Support would probably be better if I laid them down, just took the easy way out for now.


----------



## richg99 (Jun 5, 2012)

For those reading this thread who have similar problems, sometimes an additional solution to "too high" is to move the axle ABOVE the springs. I had a local auto shop do it for me many years ago. Gained a couple of inches that way. Rich


----------



## Gramps50 (Jun 7, 2012)

Finally got a chance to take a few shots of the new bunks


----------



## richg99 (Jun 7, 2012)

"Purty"...Nice work rich


----------



## S&amp;MFISH (Jun 9, 2012)

Looking at those pics, I noticed the suspension. Unique I must say. That's the first time I've seen a coil-spring steup on a trailer. How does it ride and track behind your tow-vehicle.


----------



## Gramps50 (Jun 9, 2012)

Yes it is quite different, never seen it before either. It seems a little mushy but then again I have nothing to compare it to, the 1st boat trailer I have owned. As far a tracking it does just fine, follows the truck pretty straight. It back like any other trailer I have ever backed so all is well.

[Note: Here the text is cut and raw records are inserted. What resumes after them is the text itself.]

static int build_common(vf_index* ix) {
    hipDeviceProp_t prop;
    VF_HIP(hipGetDeviceProperties(&prop, ix->device));
    ix->n_cu = prop.multiProcessorCount > 0 ? prop.multiProcessorCount : 256;
    VF_HIP(scan_configure());
    const int dt = ix->dtype;
    const size_t scan_esz = byte_rows(dt) ? 1 : 2;
    ix->dp = (ix->d + 127) / 128 * 128;
    ix->cap = ix->n;
    const size_t npad = (size_t)ix->cap + 64;
    VF_HIP(hipMalloc((void**)&ix->norm, npad * sizeof(float)));
    VF_HIP(hipMalloc((void**)&ix->inv_scan, npad * sizeof(float)));
    VF_HIP(hipMemset(ix->norm, 0, npad * sizeof(float)));
    VF_HIP(hipMemset(ix->inv_scan, 0, npad * sizeof(float)));
    const bool need_scan = ix->n > kSmallN;
    void* scan_out = nullptr;
    if (need_scan) {
        if (dt != VF_DTYPE_F32 && ix->dp == ix->d && ((uintptr_t)ix->rows_orig % 16) == 0) {
            ix->rows_scan = ix->rows_orig;
            ix->owns_scan = false;
        } else {
            VF_HIP(hipMalloc((void**)&ix->rows_scan, (size_t)ix->cap * ix->dp * scan_esz));
            ix->owns_scan = true;
            scan_out = ix->rows_scan;
        }
    }
    VF_HIP(launch_prep_rows(ix->rows_orig, dt, ix->n, ix->d, ix->dp, scan_out, ix->norm, ix->inv_scan, nullptr));
    VF_TRY(build_image(ix, ix->scan_image));
    if (ix->n > 0 && ix->n <= kSmallN) {
        VF_HIP(hipMalloc((void**)&ix->cn_cache, (size_t)std::min<int64_t>(ix->cap, kSmallN) * ix->d * sizeof(float)));
// ... 574 lines not shown
    else if (s == "wide8_waves") {
#ifdef VF_EXPERIMENTS
        if (value != 4 && value != 8) return fail(VF_EINVAL, "wide8_waves must be 8 (one 512-thread workgroup per CU, 256-query tiles: the default) or 4 (two 256-thread workgroups, 128-query tiles: measured slower, DESIGN.md 4)");
#else
        if (value != 8) return fail(VF_EINVAL, "wide8_waves must be 8 (the 4-wave form was measured slower and is built with -DVF_EXPERIMENTS only: DESIGN.md 4)");
#endif
        ix->wide8_waves = value;
    }
    else if (s == "wide_mfma") { if (!in_range(-1, 1)) return fail(VF_EINVAL, "wide_mfma must be -1 (auto: the fp8 instruction for e4m3 rows), 0 (fp16 matrix instruction on converted rows) or 1 (the fp8 instruction on the e4m3 row bytes: k_scan_wide8)"); ix->wide_mfma = value; }
    else if (s == "wide_sync") { if (!in_range(-1, 8)) return fail(VF_EINVAL, "wide_sync must be -1 (off) or a slack of 0..8 super-tiles"); ix->wide_sync = value; }
    else if (s == "aux_cus") {
        if (!in_range(-1, 128)) return fail(VF_EINVAL, "aux_cus must be -1 (auto) or in [0, 128]");
        if (ix->aux_applied >= 0 && value != ix->aux_cus)
            return fail(VF_EINVAL, "aux_cus is fixed once the first search has created the scan streams: set it before searching");
        ix->aux_cus = value;
    }
    else if (s == "sample_grid") { if (!in_range(-1, 1024)) return fail(VF_EINVAL, "sample_grid must be -1 (auto), 0 (one workgroup per range) or a workgroup count"); ix->sample_grid = value; }
    else if (s == "scan_impl") { if (!in_range(1, 5)) return fail(VF_EINVAL, "scan_impl must be 1 (k_scan), 2 (auto: k_scan2 for fp16 rows, k_scan2r where it measured faster), 3 (k_scan2 wherever it fits, e4m3 rows converted), 4 (k_scan2 for fp16 rows, never k_scan2r) or 5 (k_scan2r wherever a shape of it exists: fp16 rows of 384 / 512 / 768 / 1024 elements, e4m3 rows of 768 / 1024)"); ix->scan_impl = value; }
    else if (s == "sample_impl") { if (!in_range(-1, 1)) return fail(VF_EINVAL, "sample_impl must be -1 (auto: k_scan2r's operand path for the sample pass where it exists and the CU split is on), 0 (k_scan) or 1 (k_scan2r wherever it fits)"); ix->sample_impl = value; }
    else if (s == "overlap_scans") { if (!in_range(-1, 1)) return fail(VF_EINVAL, "overlap_scans must be -1 (auto), 0 or 1"); ix->overlap_scans = value; }
    else if (s == "scan_image") {
        if (!in_range(0, 2)) return fail(VF_EINVAL, "scan_image must be 0 (off), 1 (auto: when it fits with headroom) or 2 (force)");
        if (!ix->shards.empty()) { ix->scan_image = value; return VF_OK; }
        for (const Slot& sl : ix->slots) if (sl.pending) return fail(VF_EINVAL, "scan_image cannot change while a search is pending");
        DeviceGuard restore_callers_device;
        VF_HIP(hipSetDevice(ix->device));
        VF_HIP(hipDeviceSynchronize());
        ix->image_refused = false;
        if (value == 0) free_image(ix);
        else VF_TRY(build_image(ix, value));
        ix->scan_image = value;
    }
    else if (s == "image_mfma") { if (!in_range(-1, 2)) return fail(VF_EINVAL, "image_mfma must be -1 (auto), 0 (the int8 row image on the fp16 matrix instruction, fp16 queries), 1 (on the int8 matrix instruction, the queries as one int8 plane) or 2 (as two planes, hi + lo: the band of 0)"); ix->image_mfma = value; }
    else if (s == "wide_rows") { if (!in_range(0, 2)) return fail(VF_EINVAL, std::string("wide_rows must be 0 (rows of more than 2432 padded elements never take the fused path), 1 (auto: from ") + std::to_string(kWideRowsMinRows) + " rows, e4m3 rows from " + std::to_string(kWideRowsMinRows8) + ", int8 rows from " + std::to_string(kWideRowsMinRowsI8) + ") or 2 (wherever k_scan_ksplit / k_scan_ksplit8 serve them; int8 rows: from " + std::to_string(kWideRowsMinRowsI8) + " rows)"); ix->wide_rows = value; }
    else if (s == "debug") ix->debug = value;
    else if (s == "profile") {
        ix->profile = value != 0; ix->prof_scan_ms = ix->prof_pipe_ms = 0.0; ix->prof_launches = 0;
        ix->span_started = false;
        for (bool& b : ix->span_slot) b = false;
    }
    else return fail(VF_EINVAL, "vf_index_set_option: unknown option " + s);
    return VF_OK;
}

The only issue that I can see with it is there are 2 arms that extend forward to the frame that hold the axle in place. They are some kind of tubing with a hole drilled through them. I thought I have a wheel loose but it turned out to be the track arms. Thought about hiem joints but that might be over kill, but something a little harder than the pipe is in order.

I don't think it was originally a boat trailer, much of it looks homemade.


----------